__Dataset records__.
struct VlbTables { const float *recip, *recip_m1, *coef1, *coef2, *post_logvar, *model_logvar; };
struct VlbCoef { float recip, recip_m1, c1, c2, lv1, lv2; };
__device__ __forceinline__ float vlb_cdf(float z) {
    return 0.5f * (1.0f + tanhf(0.7978845608028654f * (z + 0.044715f * z * z * z)));
}
__device__ __forceinline__ float vlb_cdf_grad(float z) {
    const float th = tanhf(0.7978845608028654f * (z + 0.044715f * z * z * z));
    return 0.5f * (1.0f - th * th) * 0.7978845608028654f * (1.0f + 3.0f * 0.044715f * z * z);
}
__device__ __forceinline__ void vlb_model_mean(const VlbCoef& k, int mean_type, int clip, float xt, float o, float& mean, float& x0p) {
    if (mean_type == 0) x0p = __fsub_rn(__fmul_rn(k.recip, xt), __fmul_rn(k.recip_m1, o));
    else if (mean_type == 1) x0p = o;
    else x0p = __fsub_rn(__fdiv_rn(o, k.c1), __fmul_rn(__fdiv_rn(k.c2, k.c1), xt));
    if (clip) x0p = x0p != x0p ? x0p : fminf(fmaxf(x0p, -1.f), 1.f);
    mean = mean_type == 2 ? o : __fadd_rn(__fmul_rn(k.c1, x0p), __fmul_rn(k.c2, xt));
}
__global__ __launch_bounds__(256) void vlb_terms_kernel(const float* __restrict__ x0, const float* __restrict__ xt, const float* __restrict__ out,
                                                        const long long* __restrict__ t, VlbTables tb, float* __restrict__ loss,
                                                        float* __restrict__ pred_x0, int n, int mean_type, int clip, int T) {
    __shared__ float sh[4];
    const int b = blockIdx.x;
    const long long tt = t[b];
    const long long base = (long long)b * n;
    if ((unsigned long long)tt >= (unsigned long long)T) {
        if (threadIdx.x == 0) loss[b] = __builtin_nanf("");
        if (pred_x0) for (int i = threadIdx.x; i < n; i += blockDim.x) pred_x0[base + i] = __builtin_nanf("");
        return;
    }
    const VlbCoef k{tb.recip[tt], tb.recip_m1[tt], tb.coef1[tt], tb.coef2[tt], tb.post_logvar[tt], tb.model_logvar[tt]};
    const float dlv = k.lv1 - k.lv2, e_dlv = expf(dlv), inv_var2 = expf(-k.lv2), inv_std = expf(-0.5f * k.lv2);
    float acc = 0.f;
    for (int i = threadIdx.x; i < n; i += blockDim.x) {
        const float x = x0[base + i], xti = xt[base + i];
        float mean, x0p;
        vlb_model_mean(k, mean_type, clip, xti, out[base + i], mean, x0p);
        if (pred_x0) pred_x0[base + i] = x0p;
        float term;
        if (tt > 0) {
            const float m1 = __fadd_rn(__fmul_rn(k.c1, x), __fmul_rn(k.c2, xti)), d = m1 - mean;
            term = 0.5f * ((-1.0f - dlv) + d * d * inv_var2 + e_dlv);
        } else {
            const float xc = x - mean;
            const float cu = x > 0.999f ? 1.0f : vlb_cdf(inv_std * (xc + (1.0f / 255.0f)));
            const float cl = x < -0.999f ? 0.0f : vlb_cdf(inv_std * (xc - (1.0f / 255.0f)));
            term = -logf(fmaxf(cu - cl - 1e-12f, 0.f) + 1e-12f);
        }
        acc += term;
    }
    acc = wave_sum(acc);
    if ((threadIdx.x & 63) == 0) sh[threadIdx.x >> 6] = acc;
    __syncthreads();
    if (threadIdx.x == 0) loss[b] = ((sh[0] + sh[1]) + (sh[2] + sh[3])) / (float)n / 0.6931471805599453f;
}
__global__ void vlb_terms_bwd_kernel(const float* __restrict__ x0, const float* __restrict__ xt, const float* __restrict__ out,
                                     const long long* __restrict__ t, VlbTables tb, const float* __restrict__ gloss, float* __restrict__ gout,
                                     int B, int n, int mean_type, int T) {
    const long long tot = (long long)B * n;
    const float inv = 1.0f / ((float)n * 0.6931471805599453f);
    for (long long i = (long long)blockIdx.x * blockDim.x + threadIdx.x; i < tot; i += (long long)gridDim.x * blockDim.x) {
        const int b = (int)(i / n);
        const long long tt = t[b];
        if ((unsigned long long)tt >= (unsigned long long)T) { gout[i] = __builtin_nanf(""); continue; }
        const VlbCoef k{tb.recip[tt], tb.recip_m1[tt], tb.coef1[tt], tb.coef2[tt], tb.post_logvar[tt], tb.model_logvar[tt]};
        const float x = x0[i], xti = xt[i];
        float mean, x0p;
        vlb_model_mean(k, mean_type, 0, xti, out[i], mean, x0p);
        float dterm_dmean;
        if (tt > 0) {
            const float m1 = __fadd_rn(__fmul_rn(k.c1, x), __fmul_rn(k.c2, xti));
            dterm_dmean = -(m1 - mean) * expf(-k.lv2);
        } else {
            const float inv_std = expf(-0.5f * k.lv2), xc = x - mean;
            const float zu = inv_std * (xc + (1.0f / 255.0f)), zl = inv_std * (xc - (1.0f / 255.0f));
            const float cu = x > 0.999f ? 1.0f : vlb_cdf(zu), cl = x < -0.999f ? 0.0f : vlb_cdf(zl);
            const float p = cu - cl - 1e-12f;
            const float dp = -inv_std * ((x > 0.999f ? 0.f : vlb_cdf_grad(zu)) - (x < -0.999f ? 0.f : vlb_cdf_grad(zl)));
            dterm_dmean = p > 0.f ? -dp / (p + 1e-12f) : 0.f;
        }
        const float dmean_dout = mean_type == 0 ? -k.c1 * k.recip_m1 : (mean_type == 1 ? k.c1 : 1.0f);
        gout[i] = gloss[b] * inv * dterm_dmean * dmean_dout;
    }
}
extern "C" int ddpm_vlb_terms(const float* x_0, const float* x_t, const float* model_out, const long long* t,
                              const float* sqrt_recip_ab, const float* sqrt_recip_m1_ab, const float* post_coef1, const float* post_coef2,
                              const float* post_logvar, const float* model_logvar, float* loss, float* pred_x0,
                              int B, int n, int mean_type, int clip, int T, void* stream) {
    if (!x_0 || !x_t || !model_out || !t || !sqrt_recip_ab || !sqrt_recip_m1_ab || !post_coef1 || !post_coef2 || !post_logvar || !model_logvar || !loss)
        return DDPM_ERR_NULL;
    if (B <= 0 || n <= 0 || T <= 0 || mean_type < 0 || mean_type > 2) return DDPM_ERR_SHAPE;
    VlbTables tb{sqrt_recip_ab, sqrt_recip_m1_ab, post_coef1, post_coef2, post_logvar, model_logvar};
    hipLaunchKernelGGL(vlb_terms_kernel, dim3(B), dim3(256), 0, (hipStream_t)stream, x_0, x_t, model_out, t, tb, loss, pred_x0, n, mean_type, clip, T);
    return check_launch();
}
extern "C" int ddpm_vlb_terms_bwd(const float* x_0, const float* x_t, const float* model_out, const long long* t,
                                  const float* sqrt_recip_ab, const float* sqrt_recip_m1_ab, const float* post_coef1, const float* post_coef2,
                                  const float* post_logvar, const float* model_logvar, const float* gloss, float* gout,
                                  int B, int n, int mean_type, int T, void* stream) {
    if (!x_0 || !x_t || !model_out || !t || !sqrt_recip_ab || !sqrt_recip_m1_ab || !post_coef1 || !post_coef2 || !post_logvar || !model_logvar || !gloss || !gout)
        return DDPM_ERR_NULL;
    if (B <= 0 || n <= 0 || T <= 0 || mean_type < 0 || mean_type > 2) return DDPM_ERR_SHAPE;
    VlbTables tb{sqrt_recip_ab, sqrt_recip_m1_ab, post_coef1, post_coef2, post_logvar, model_logvar};
    hipLaunchKernelGGL(vlb_terms_bwd_kernel, dim3(grid_for((long long)B * n)), dim3(256), 0, (hipStream_t)stream, x_0, x_t, model_out, t, tb, gloss, gout,
                       B, n, mean_type, T);
    return check_launch();
}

__WHAT NEEDS TO BE DONE__.
When the entries above are retyped, each line must stay exactly as it is.

__RESULT OF THE EXERCISE__.
struct VlbTables { const float *recip, *recip_m1, *coef1, *coef2, *post_logvar, *model_logvar; };
struct VlbCoef { float recip, recip_m1, c1, c2, lv1, lv2; };
__device__ __forceinline__ float vlb_cdf(float z) {
    return 0.5f * (1.0f + tanhf(0.7978845608028654f * (z + 0.044715f * z * z * z)));
}
__device__ __forceinline__ float vlb_cdf_grad(float z) {
    const float th = tanhf(0.7978845608028654f * (z + 0.044715f * z * z * z));
    return 0.5f * (1.0f - th * th) * 0.7978845608028654f * (1.0f + 3.0f * 0.044715f * z * z);
}
__device__ __forceinline__ void vlb_model_mean(const VlbCoef& k, int mean_type, int clip, float xt, float o, float& mean, float& x0p) {
    if (mean_type == 0) x0p = __fsub_rn(__fmul_rn(k.recip, xt), __fmul_rn(k.recip_m1, o));
    else if (mean_type == 1) x0p = o;
    else x0p = __fsub_rn(__fdiv_rn(o, k.c1), __fmul_rn(__fdiv_rn(k.c2, k.c1), xt));
    if (clip) x0p = x0p != x0p ? x0p : fminf(fmaxf(x0p, -1.f), 1.f);
    mean = mean_type == 2 ? o : __fadd_rn(__fmul_rn(k.c1, x0p), __fmul_rn(k.c2, xt));
}
__global__ __launch_bounds__(256) void vlb_terms_kernel(const float* __restrict__ x0, const float* __restrict__ xt, const float* __restrict__ out,
                                                        const long long* __restrict__ t, VlbTables tb, float* __restrict__ loss,
                                                        float* __restrict__ pred_x0, int n, int mean_type, int clip, int T) {
    __shared__ float sh[4];
    const int b = blockIdx.x;
    const long long tt = t[b];
    const long long base = (long long)b * n;
    if ((unsigned long long)tt >= (unsigned long long)T) {
        if (threadIdx.x == 0) loss[b] = __builtin_nanf("");
        if (pred_x0) for (int i = threadIdx.x; i < n; i += blockDim.x) pred_x0[base + i] = __builtin_nanf("");
        return;
    }
    const VlbCoef k{tb.recip[tt], tb.recip_m1[tt], tb.coef1[tt], tb.coef2[tt], tb.post_logvar[tt], tb.model_logvar[tt]};
    const float dlv = k.lv1 - k.lv2, e_dlv = expf(dlv), inv_var2 = expf(-k.lv2), inv_std = expf(-0.5f * k.lv2);
    float acc = 0.f;
    for (int i = threadIdx.x; i < n; i += blockDim.x) {
        const float x = x0[base + i], xti = xt[base + i];
        float mean, x0p;
        vlb_model_mean(k, mean_type, clip, xti, out[base + i], mean, x0p);
        if (pred_x0) pred_x0[base + i] = x0p;
        float term;
        if (tt > 0) {
            const float m1 = __fadd_rn(__fmul_rn(k.c1, x), __fmul_rn(k.c2, xti)), d = m1 - mean;
            term = 0.5f * ((-1.0f - dlv) + d * d * inv_var2 + e_dlv);
        } else {
            const float xc = x - mean;
            const float cu = x > 0.999f ? 1.0f : vlb_cdf(inv_std * (xc + (1.0f / 255.0f)));
            const float cl = x < -0.999f ? 0.0f : vlb_cdf(inv_std * (xc - (1.0f / 255.0f)));
            term = -logf(fmaxf(cu - cl - 1e-12f, 0.f) + 1e-12f);
        }
        acc += term;
    }
    acc = wave_sum(acc);
    if ((threadIdx.x & 63) == 0) sh[threadIdx.x >> 6] = acc;
    __syncthreads();
    if (threadIdx.x == 0) loss[b] = ((sh[0] + sh[1]) + (sh[2] + sh[3])) / (float)n / 0.6931471805599453f;
}
__global__ void vlb_terms_bwd_kernel(const float* __restrict__ x0, const float* __restrict__ xt, const float* __restrict__ out,
                                     const long long* __restrict__ t, VlbTables tb, const float* __restrict__ gloss, float* __restrict__ gout,
                                     int B, int n, int mean_type, int T) {
    const long long tot = (long long)B * n;
    const float inv = 1.0f / ((float)n * 0.6931471805599453f);
    for (long long i = (long long)blockIdx.x * blockDim.x + threadIdx.x; i < tot; i += (long long)gridDim.x * blockDim.x) {
        const int b = (int)(i / n);
        const long long tt = t[b];
        if ((unsigned long long)tt >= (unsigned long long)T) { gout[i] = __builtin_nanf(""); continue; }
        const VlbCoef k{tb.recip[tt], tb.recip_m1[tt], tb.coef1[tt], tb.coef2[tt], tb.post_logvar[tt], tb.model_logvar[tt]};
        const float x = x0[i], xti = xt[i];
        float mean, x0p;
        vlb_model_mean(k, mean_type, 0, xti, out[i], mean, x0p);
        float dterm_dmean;
        if (tt > 0) {
            const float m1 = __fadd_rn(__fmul_rn(k.c1, x), __fmul_rn(k.c2, xti));
            dterm_dmean = -(m1 - mean) * expf(-k.lv2);
        } else {
            const float inv_std = expf(-0.5f * k.lv2), xc = x - mean;
            const float zu = inv_std * (xc + (1.0f / 255.0f)), zl = inv_std * (xc - (1.0f / 255.0f));
            const float cu = x > 0.999f ? 1.0f : vlb_cdf(zu), cl = x < -0.999f ? 0.0f : vlb_cdf(zl);
            const float p = cu - cl - 1e-12f;
            const float dp = -inv_std * ((x > 0.999f ? 0.f : vlb_cdf_grad(zu)) - (x < -0.999f ? 0.f : vlb_cdf_grad(zl)));
            dterm_dmean = p > 0.f ? -dp / (p + 1e-12f) : 0.f;
        }
        const float dmean_dout = mean_type == 0 ? -k.c1 * k.recip_m1 : (mean_type == 1 ? k.c1 : 1.0f);
        gout[i] = gloss[b] * inv * dterm_dmean * dmean_dout;
    }
}
extern "C" int ddpm_vlb_terms(const float* x_0, const float* x_t, const float* model_out, const long long* t,
                              const float* sqrt_recip_ab, const float* sqrt_recip_m1_ab, const float* post_coef1, const float* post_coef2,
                              const float* post_logvar, const float* model_logvar, float* loss, float* pred_x0,
                              int B, int n, int mean_type, int clip, int T, void* stream) {
    if (!x_0 || !x_t || !model_out || !t || !sqrt_recip_ab || !sqrt_recip_m1_ab || !post_coef1 || !post_coef2 || !post_logvar || !model_logvar || !loss)
        return DDPM_ERR_NULL;
    if (B <= 0 || n <= 0 || T <= 0 || mean_type < 0 || mean_type > 2) return DDPM_ERR_SHAPE;
    VlbTables tb{sqrt_recip_ab, sqrt_recip_m1_ab, post_coef1, post_coef2, post_logvar, model_logvar};
    hipLaunchKernelGGL(vlb_terms_kernel, dim3(B), dim3(256), 0, (hipStream_t)stream, x_0, x_t, model_out, t, tb, loss, pred_x0, n, mean_type, clip, T);
    return check_launch();
}
extern "C" int ddpm_vlb_terms_bwd(const float* x_0, const float* x_t, const float* model_out, const long long* t,
                                  const float* sqrt_recip_ab, const float* sqrt_recip_m1_ab, const float* post_coef1, const float* post_coef2,
                                  const float* post_logvar, const float* model_logvar, const float* gloss, float* gout,
                                  int B, int n, int mean_type, int T, void* stream) {
    if (!x_0 || !x_t || !model_out || !t || !sqrt_recip_ab || !sqrt_recip_m1_ab || !post_coef1 || !post_coef2 || !post_logvar || !model_logvar || !gloss || !gout)
        return DDPM_ERR_NULL;
    if (B <= 0 || n <= 0 || T <= 0 || mean_type < 0 || mean_type > 2) return DDPM_ERR_SHAPE;
    VlbTables tb{sqrt_recip_ab, sqrt_recip_m1_ab, post_coef1, post_coef2, post_logvar, model_logvar};
    hipLaunchKernelGGL(vlb_terms_bwd_kernel, dim3(grid_for((long long)B * n)), dim3(256), 0, (hipStream_t)stream, x_0, x_t, model_out, t, tb, gloss, gout,
                       B, n, mean_type, T);
    return check_launch();
}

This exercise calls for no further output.